Content starts

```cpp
#ifdef QPD_STAMPS
unsigned long long *stamp_buffer() {
    static std::mutex mu;
    static std::map<int, unsigned long long *> bufs;
// ... 138 lines not shown
    d->lds_bytes = H.lds_bytes;
    d->lds_tab_bytes = H.lds_tab_bytes;
    d->sets = H.sets;
    d->pfx_sets = H.pfx_sets;
    d->l8 = H.l8;
    d->w16 = H.w16;
    d->r1l = H.r1l;
    d->pw1 = H.pw1;
    d->pre = H.pre;
    d->pre_chunk = H.pre_chunk;
    for (int i = 0; i < 3; ++i) {
        d->pfx[i].nops = (int)H.pfx[i].size();
        d->pfx[i].rec = H.pfx_rec[i], d->pfx[i].pm = H.pfx_pm[i];
        d->pfx[i].paths = 1 << i;
    }
    F.nops = (int)H.ops.size();
    d->num_mops = F.nops + d->prefix_ops();
}

int upload_fast_plan(qpd_decoder *d, const qpd_plan::FastHostPlan &H) {
    int rc;
    if ((rc = upload(d->r1_rank, H.r1tab.data(), H.r1tab.size(), d->hs))) return rc;
    for (const auto &st : H.pfx)
        d->pfx_ops_host.insert(d->pfx_ops_host.end(), st.begin(), st.end());
    if (!d->pfx_ops_host.empty()) {
        if ((rc = upload(d->pfx_mops, d->pfx_ops_host.data(), d->pfx_ops_host.size(), d->hs))) return rc;
        d->main_ops_host = H.ops;
    }
    if ((rc = upload(d->mops, H.ops.data(), H.ops.size(), d->hs))) return rc;
    if ((rc = upload(d->f_tab, H.ft.data(), H.ft.size(), d->hs))) return rc;
    return upload(d->g_tab, H.gt.data(), H.gt.size(), d->hs);
}

int build_fast(qpd_decoder *d, const qpd_config *c, const Schedule &s) {
    qpd::FastPlan &F = d->fplan;
#ifdef QPD_STAMPS
    F.stamps = stamp_buffer();
#endif
    qpd_plan::FastHostPlan H;
    std::string err;
    int rc = qpd_plan::plan_fast(*c, d->n, d->L, s, qpd_plan::PlanSwitches::from_env(), H, err);
    if (rc) return fail(rc, err);
    adopt_fast_plan(d, c, s, H);
    if ((rc = upload_fast_plan(d, H))) return rc;
    const void *kfn = fast_kernel(d->kind, d->sets, d->l8, d->r1l, d->pw1, d->w16);
    if (!kfn) return fail(QPD_E_UNSUPPORTED, "fast plan: no decode kernel instantiation for this plan");
    if ((rc = check_no_static_lds(kfn, "fast decode kernel"))) return rc;
    if (d->kind == QPD_SCL_LUT || d->kind == QPD_FASTSCL_LUT) {
        const void *ksfn = fast_kernel(d->kind, d->sets, d->l8, d->r1l, d->pw1, d->w16, 1);
        if (!ksfn) return fail(QPD_E_UNSUPPORTED, "fast plan: no decode-status kernel instantiation for this plan");
        if ((rc = check_no_static_lds(ksfn, "fast decode-status kernel"))) return rc;
        if (d->L > 1 && d->L <= qpd_list::kMaxListOut) {
            const void *klfn = fast_kernel(d->kind, d->sets, d->l8, d->r1l, d->pw1, d->w16, 2);
            if (!klfn) return fail(QPD_E_UNSUPPORTED, "fast plan: no list-output kernel instantiation for this plan");
            if ((rc = check_no_static_lds(klfn, "fast list-output kernel"))) return rc;
        }
    }
    if (d->pfx[0].nops > 0 && d->pfx_sets == 2 &&
        (rc = check_no_static_lds(prefix_kernel(d->kind, d->pfx_sets, d->pw1), "fast prefix kernel")))
        return rc;
    const int64_t per_wave = (int64_t)d->sets * F.glb_rows * 64 * 4;
    int mw = c->max_waves;
    if (mw <= 0) {
        int per_cu = 0;
        const int ncu = device_cus();
        const hipError_t oe = hipOccupancyMaxActiveBlocksPerMultiprocessor(&per_cu, kfn, 64, d->lds_bytes);
        if (oe != hipSuccess || per_cu <= 0) per_cu = 16;
        mw = std::max(1, ncu) * per_cu;
    }
    mw = (int)std::max<int64_t>(1, std::min<int64_t>(mw, ((int64_t)2 << 30) / per_wave));
    d->max_waves = mw;
    d->scratch_bytes_per_wave = per_wave;
    QPD_HIP(hipMalloc(&d->fscratch.p, (size_t)per_wave * mw));
    F.r1_rank = (const uint16_t *)d->r1_rank.p;
    F.f_tab = (const uint32_t *)d->f_tab.p;
    F.g_tab = (const uint32_t *)d->g_tab.p;
// ... 88 lines not shown
```

### quantized_decoder_polar_codes_amd/csrc/qpd_capi_decode.hpp

```cpp
#pragma once
#include "qpd_capi_build.hpp"
#include "qpd_decoder.hpp"
#include "qpd_fast_pre.hpp"

namespace {

int import_stage(const qpd::MOp &m) { return m.node == 3 ? 1 : m.node == 2 ? 2 : 0; }

int patch_imports(qpd_decoder *d, hipStream_t st) {
    bool moved = false;
    for (const auto &sg : d->pfx) moved = moved || sg.patched != sg.buf.p;
    if (!moved) return QPD_OK;
    auto patch = [&](std::vector<qpd::MOp> &v) {
        for (qpd::MOp &m : v)
            if (m.type == qpd::OP_IMPORT && (m.flags & qpd::MF_XBUF)) {
                const uint64_t a = (uint64_t)(uintptr_t)d->pfx[import_stage(m)].buf.p;
                m.u_row = (int32_t)(uint32_t)a;
                m.r_row = (int32_t)(uint32_t)(a >> 32);
            }
    };
    patch(d->pfx_ops_host);
    patch(d->main_ops_host);
    QPD_HIP(hipMemcpyAsync(d->pfx_mops.p, d->pfx_ops_host.data(), d->pfx_ops_host.size() * sizeof(qpd::MOp),
                           hipMemcpyHostToDevice, st));
// ... 52 lines not shown
    qpd::DevPlan P = d->plan;
    P.task_base = d->task_base;
    status_at(d, out, P);
    list_at(d, out, P);
    const In *in_arg = in;
    void *args[] = {&P, &in_arg, &B, &out, &dmetric};
    const int rc = timed_launch(d, QPD_KC_DECODE, st, [&]() -> int {
        QPD_HIP(hipLaunchKernel(kfn, dim3(grid), dim3(64), args, 0, st));
        QPD_HIP(hipGetLastError());
        return QPD_OK;
    });
    if (!rc) d->task_base += (uint32_t)((B + d->plan.fpw - 1) / d->plan.fpw);
    return rc;
}

int fast_launch(qpd_decoder *d, qpd::FastPlan fp, const int32_t *in, int64_t Bc, uint8_t *out, hipStream_t st,
                bool prefix = false) {
    const int sets = prefix ? d->pfx_sets : d->sets;
    const int64_t tw = (int64_t)fp.fpw * sets;
    const bool status = !prefix && d->st_req.any(), list = !prefix && d->ls_req.any();
    const void *kfn = prefix ? prefix_kernel(d->kind, sets, d->pw1)
                             : fast_kernel(d->kind, d->sets, d->l8, d->r1l, d->pw1, d->w16, list ? 2 : status ? 1 : 0);
    if (!kfn) return fail(QPD_E_INVALID, "bad kind");
    qpd::FastStatus so{};
    if (status) status_at(d, out, so);
    if (list) list_at(d, out, so);
    const int64_t fgroups = (Bc + tw - 1) / tw;
    int fgrid = (int)std::min<int64_t>(fgroups, d->max_waves);
    if (!QPD_DYN) {
        const int64_t rounds = (fgroups + fgrid - 1) / fgrid;
        fgrid = (int)((fgroups + rounds - 1) / rounds);
    }
    const qpd::MOp *ops_arg = fp.ops;
    fp.task_base = d->task_base;
    void *args[] = {&fp, &in, &Bc, &out, &ops_arg, &so};
    const size_t lds = (size_t)((d->lds_bytes - d->lds_tab_bytes) / d->sets * sets + d->lds_tab_bytes);
    const int rc = timed_launch(d, prefix ? QPD_KC_PFX : QPD_KC_DECODE, st, [&]() -> int {
        QPD_HIP(hipLaunchKernel(kfn, dim3(fgrid), dim3(64), args, lds, st));
        QPD_HIP(hipGetLastError());
        return QPD_OK;
    });
    if (!rc) d->task_base += (uint32_t)fgroups;
    return rc;
}

constexpr int prefix_geo(int ps) { return (6 - ps) | (ps << 8); }
static_assert(prefix_geo(0) == 6 && prefix_geo(1) == (5 | (1 << 8)) && prefix_geo(2) == (4 | (2 << 8)), "stages 1, 1b, 2");

int decode_pre_rows(qpd_decoder *d, const uint32_t *rows, int64_t Bc, uint8_t *out, hipStream_t st) {
    qpd::FastPlan fp = d->fplan;
    fp.in_vec = 1;
    fp.in_shift = fp.n - 2;
    if (d->pfx[0].nops > 0) {
        int rc = QPD_OK;
        for (auto &sg : d->pfx)
            if (!rc && sg.nops > 0) rc = ensure_records(sg.buf, sg.cap, Bc, sg.rec, sg.paths);
        if (!rc) rc = patch_imports(d, st);
        if (rc) return rc;
        qpd::FastPlan pp = fp;
        const qpd::MOp *ops = (const qpd::MOp *)d->pfx_mops.p;
        for (const auto &sg : d->pfx) {
            if (sg.nops > 0) {
                const int ps = __builtin_ctz(sg.paths);
                pp.ops = ops;
                pp.nops = sg.nops;
                pp.gs = pp.L = sg.paths;
                pp.fpw = 64 >> ps;
                pp.pfx = (uint32_t *)sg.buf.p;
                pp.pfx_rec = sg.rec;
                pp.pfx_geo = prefix_geo(ps);
                pp.pm_off = sg.pm;
                if ((rc = fast_launch(d, pp, (const int32_t *)rows, Bc, nullptr, st, true))) return rc;
            }
            ops += sg.nops;
        }
    }
    return fast_launch(d, fp, (const int32_t *)rows, Bc, out, st);
}

int64_t reserve_pre_rows(qpd_decoder *d, int64_t B, int *rc) {
    return d->pre_rows.reserve(std::min<int64_t>(B, d->pre_chunk), (size_t)d->N, "pre-pass rows hipMalloc: ", rc);
}

int64_t reserve_symbols(qpd_decoder *d, DeviceChunk &buf, int64_t B, int64_t lim, const char *what, int *rc) {
    if (!lim) lim = std::max<int64_t>(1, ((int64_t)1 << 30) / ((int64_t)d->N * 4));
    return buf.reserve(std::min<int64_t>(B, lim), (size_t)d->N * sizeof(int32_t), what, rc);
}
// ... 123 lines not shown
```

### quantized_decoder_polar_codes_amd/csrc/qpd_decoder.hpp

```cpp
#pragma once
#include <hip/hip_runtime.h>

#include <algorithm>
#include <cstdint>
#include <memory>
#include <mutex>
#include <string>
#include <utility>
#include <vector>

#include "qpd.h"
#include "qpd_generic.hip"
#include "qpd_fast_plan.hpp"
#include "qpd_chunk.hpp"
#include "qpd_host.hpp"
#include "qpd_status.hpp"
#include "qpd_list.hpp"

namespace {

thread_local std::string g_err;

int fail(int code, const std::string &msg) {
    g_err = msg;
// ... 78 lines not shown
    DevPlan plan{};
    qpd::FastPlan fplan{};
    DeviceBuf f_tab, g_tab, fscratch, mops, r1_rank, task_ctr;
    int num_mops = 0;
    DeviceBuf pfx_mops;
    int pfx_sets = 1;
    struct PrefixStage {
        int nops = 0;
        int rec = 0, pm = 0;
        int paths = 1;
        DeviceBuf buf;
        size_t cap = 0;
        const void *patched = nullptr;
    } pfx[3];
    int prefix_ops() const { return pfx[0].nops + pfx[1].nops + pfx[2].nops; }
    std::vector<qpd::MOp> pfx_ops_host, main_ops_host;
    std::vector<Op> ops_host;
    DeviceBuf lut_f, f_base, lut_g, g_base, vcl, ops, info_pos, scratch, err;
    DeviceBuf r_f, r_g, q_bnd, q_rec, bnd_off, bnd_len, rec_off, rec_len;
    DeviceBuf h_in, h_out, h_st;
    size_t h_in_bytes = 0, h_out_bytes = 0, h_st_bytes = 0;
    hipStream_t hs = nullptr;
    void *pin = nullptr;
    size_t pin_bytes = 0;
    std::mutex mu;
    hipEvent_t last_ev = nullptr;
    hipStream_t last_st = nullptr;
    bool last_valid = false;
    uint32_t task_base = 0;
    std::unique_ptr<qpd_host::Plan> hplan;
// ... 100 lines not shown
```

### quantized_decoder_polar_codes_amd/csrc/qpd_fast.hip

```cpp
#pragma once
#include "qpd_fast_switches.hpp"

#include "qpd_fast_plan.hpp"
#include "qpd_fast_lookup.hpp"
#include "qpd_fast_select.hpp"
#include "qpd_fast_bot.hpp"
#include "qpd_fast_special.hpp"

#define QPD_TAIL_PLAIN 0
#define QPD_TAIL_ST 1
#define QPD_TAIL_LIST 2

#if defined(QPD_LIST_UNIT)
#define QPD_ST QPD_TAIL_LIST
#define QPD_UNIT_FN(f) f##_ls
#elif defined(QPD_STATUS_UNIT)
#define QPD_ST QPD_TAIL_ST
#define QPD_UNIT_FN(f) f##_st
#else
#define QPD_ST QPD_TAIL_PLAIN
#define QPD_UNIT_FN(f) f
#endif

namespace qpd {
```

Content ends

▶ WHAT IS EXPECTED:
Whenever the word "hipLaunchKernel" appears in a line of the listing, copy out that line.

▶ TASK RESULT:
        QPD_HIP(hipLaunchKernel(kfn, dim3(grid), dim3(64), args, 0, st));
        QPD_HIP(hipLaunchKernel(kfn, dim3(fgrid), dim3(64), args, lds, st));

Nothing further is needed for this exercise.